# Gravitational path integral derivation of black hole temperature and entropy

Using the gravitational path integral we can define the partition function as:

$$Z(\beta) = \int\mathcal{D}g\mathcal{D}\phi e^{-I_E[g,\phi]}$$ with boundary conditions: $$t_E \sim t_E + \beta, \quad g_{tt} \to 1 \text{ at infinity.}$$ Here, $$t_E$$ is the Euclidean time with period $$\beta$$, $$g$$ denotes the gravitational field, $$\phi$$ denotes the matter fields and $$I_E[g,\phi]$$ is the Euclidean action. In the Schwarzschild solution we can approximate the partition function as: $$Z(\beta) \approx e^{-I_G[g_0]}$$ where $$I_G$$ is the Euclidean gravitational action and $$g_0$$ is the classical Schwarzschild solution.

In order to calculate the partition function in this approximation one needs to perform a Wick rotation in the time coordinate and define the Euclidean Schwarzschild metric. Doing so, one finds that the time coordinate must have a period $$\beta = 8\pi M$$. In the context of gravitational path integrals $$\beta$$ is the inverse temperature, so we have the temperature as $$T = \frac{1}{8\pi M}$$. This is usually interpreted as the temperature of the black hole.

Having found the partition function for the Schwarzschild solution one can calculate an entropy, which turns out to be the Bekenstein-Hawking entropy $$S = A/4$$. This result is usually interpreted as the entropy of the black hole.

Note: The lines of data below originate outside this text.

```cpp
namespace {
struct LazyPlan {
  bool list, array;
  int bins_x, bins_y, cap;
  size_t lds, lds_list;
};
constexpr size_t kLazyMaxLds = 159 * 1024;
LazyPlan lazy_plan(float radius, int max_kpts, int kp_cap, const uint8_t* occupancy, size_t occ_image_bytes,
                   int occ_rows, int occ_cols) {
  LazyPlan p{};
  static const bool legacy = lab_env("OKVFE_LEGACY_SELECT") != nullptr;
  static const bool grid = lab_env("OKVFE_SELECT_GRID") != nullptr;
  if (!(radius > 0.0f) || legacy || grid || occ_cols > 65535 || occ_rows > 65535) return p;
  p.bins_x = (occ_cols + 15) >> 4;
  p.bins_y = (occ_rows + 15) >> 4;
  p.cap = max_kpts < kp_cap ? max_kpts : kp_cap;
  p.lds = lazy_lds_bytes(p.bins_x, p.bins_y);
  p.lds_list = list_lds_bytes(p.bins_x, p.bins_y, p.cap);
  const bool array_ok = p.lds <= kLazyMaxLds && occupancy != nullptr && occ_image_bytes >= (size_t)p.cap * 8;
  const bool prefer_list = !array_ok || (p.lds > 48 * 1024 && kLazyMaxLds / p.lds_list > kLazyMaxLds / p.lds);
  p.list = prefer_list && p.lds_list <= kLazyMaxLds;
  p.array = !p.list && array_ok;
  return p;
}
bool lazy_presorted() {
  static const bool v = lab_env("OKVFE_SELECT_PRESORTED") != nullptr;
  return v;
}
}

bool select_recomputes_scores(float radius, int max_kpts, int kp_cap, const uint8_t* occupancy, size_t occ_image_bytes,
                              int occ_rows, int occ_cols) {
  const LazyPlan p = lazy_plan(radius, max_kpts, kp_cap, occupancy, occ_image_bytes, occ_rows, occ_cols);
  return p.array || p.list;
}
bool select_sorts_candidates(float radius, int max_kpts, int kp_cap, const uint8_t* occupancy, size_t occ_image_bytes,
                             int occ_rows, int occ_cols) {
  return lazy_plan(radius, max_kpts, kp_cap, occupancy, occ_image_bytes, occ_rows, occ_cols).array && !lazy_presorted();
}

bool launch_select(const int32_t* score, ScoreLayout layout, int w, int h, int n_images, Candidate* cand,
                   int cand_cap, const int32_t* cand_count, float radius, int max_kpts,
                   const float* lut, uint8_t* occupancy, size_t occ_image_bytes, int occ_rows,
                   int occ_cols, okvfe_keypoint* kps, int kp_cap, int32_t* kp_count,
                   uint64_t* sort_ws, hipStream_t stream, const DescribeSetup* setup, const uint8_t* images) {
  if (n_images <= 0) return false;
  int ws_stride = 1;
  while (ws_stride < cand_cap) ws_stride <<= 1;
  const LazyPlan lp = lazy_plan(radius, max_kpts, kp_cap, occupancy, occ_image_bytes, occ_rows, occ_cols);
  if (lp.list) {
    static PerDeviceOnce attr_once_l;
    attr_once_l.run([] {
      if (hipFuncSetAttribute(reinterpret_cast<const void*>(select_list_kernel),
                              hipFuncAttributeMaxDynamicSharedMemorySize, (int)kLazyMaxLds) != hipSuccess)
        (void)hipGetLastError();
    });
    hipLaunchKernelGGL(select_list_kernel, dim3(n_images), dim3(kLazyThreads), lp.lds_list, stream, score, layout, w, h,
                       cand_cap, cand_count, sort_ws, ws_stride, radius, max_kpts, lut, lp.bins_x, lp.bins_y, lp.cap, kps,
                       kp_cap, kp_count, setup ? *setup : DescribeSetup{}, images);
    return setup != nullptr;
  }
  if (lp.array) {
    static const int bin_cap = [] {
      const char* e = lab_env("OKVFE_LAZY_BINCAP");
      const int v = e ? atoi(e) : kLazyBinCap;
      return v < 1 ? 1 : (v > kLazyBinCap ? kLazyBinCap : v);
    }();
    static const int round_cap = [] {
      const char* e = lab_env("OKVFE_LAZY_ROUNDCAP");
      const int v = e ? atoi(e) : kLazyBlockMax;
      return v < 4 ? 4 : (v > kLazyBlockMax ? kLazyBlockMax : v);
    }();
    static PerDeviceOnce attr_once;
    attr_once.run([] {
      if (hipFuncSetAttribute(reinterpret_cast<const void*>(select_lazy_kernel<true>),
                              hipFuncAttributeMaxDynamicSharedMemorySize, (int)kLazyMaxLds) != hipSuccess)
        (void)hipGetLastError();
      if (hipFuncSetAttribute(reinterpret_cast<const void*>(select_lazy_kernel<false>),
                              hipFuncAttributeMaxDynamicSharedMemorySize, (int)kLazyMaxLds) != hipSuccess)
        (void)hipGetLastError();
// ... 31 lines not shown
```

Why do we interpret these results as the temperature and energy of the black hole? Couldn't some of the entropy have come from the Hawking radiation?

In particular I find it curious that the Euclidean metric being used in the calculations have coordinate limits: $$r \geq 2M, \quad t_E \sim t_E + \beta$$ The gravitational action is then given as an integral where $$r$$ is in the interval $$[2M, \infty]$$. In other words, the partition function is given as an integral over the entire manifold except from the black hole! Why do we then think of the entropy as being located in the black hole?

In the case of temperature, the answer is straightforward: its temperature is Hawking radiation. We are implicitly assuming that the quantum fields that exist and are under the influence of the black hole's gravitational field are in thermal equilibrium. There is a dependence of the Hawking temperature on the distance we have from the black hole due to the gravitational red-shift, but we are assuming that we as are far away from it. The temperature of those fields at the horizon of the black hole as observed by us effectively at infinity is precisely $$T = \frac{1}{8\pi M}$$. Since this thermal spectrum is entirely due the fact that our fields exist on a Schwarzschild background, and the observed temperature is when we calculate it on the horizon, we could then interpret this temperature as that of the black hole.
As for the seeming paradox that our integrals for $$r$$ run from $$2M$$ to infinity, ignoring the interior, my interpretation is this: these are not direct calculations about the black hole itself, but we can deduce some things about it based on the effects it has on things outside the horizon. The effects of gravitation cause a thermal spectrum, so that energy must be taken away from the black hole itself. The black hole loses energy and its horizon has a temperature given by said thermal spectrum, so it must have entropy too. It is no surprise that the two things we have talked about so far are the temperature and the entropy; both depend on just the mass of the black hole which is one of the few things (as per the black hole no-hair theorem) we can know about the black hole from the outside.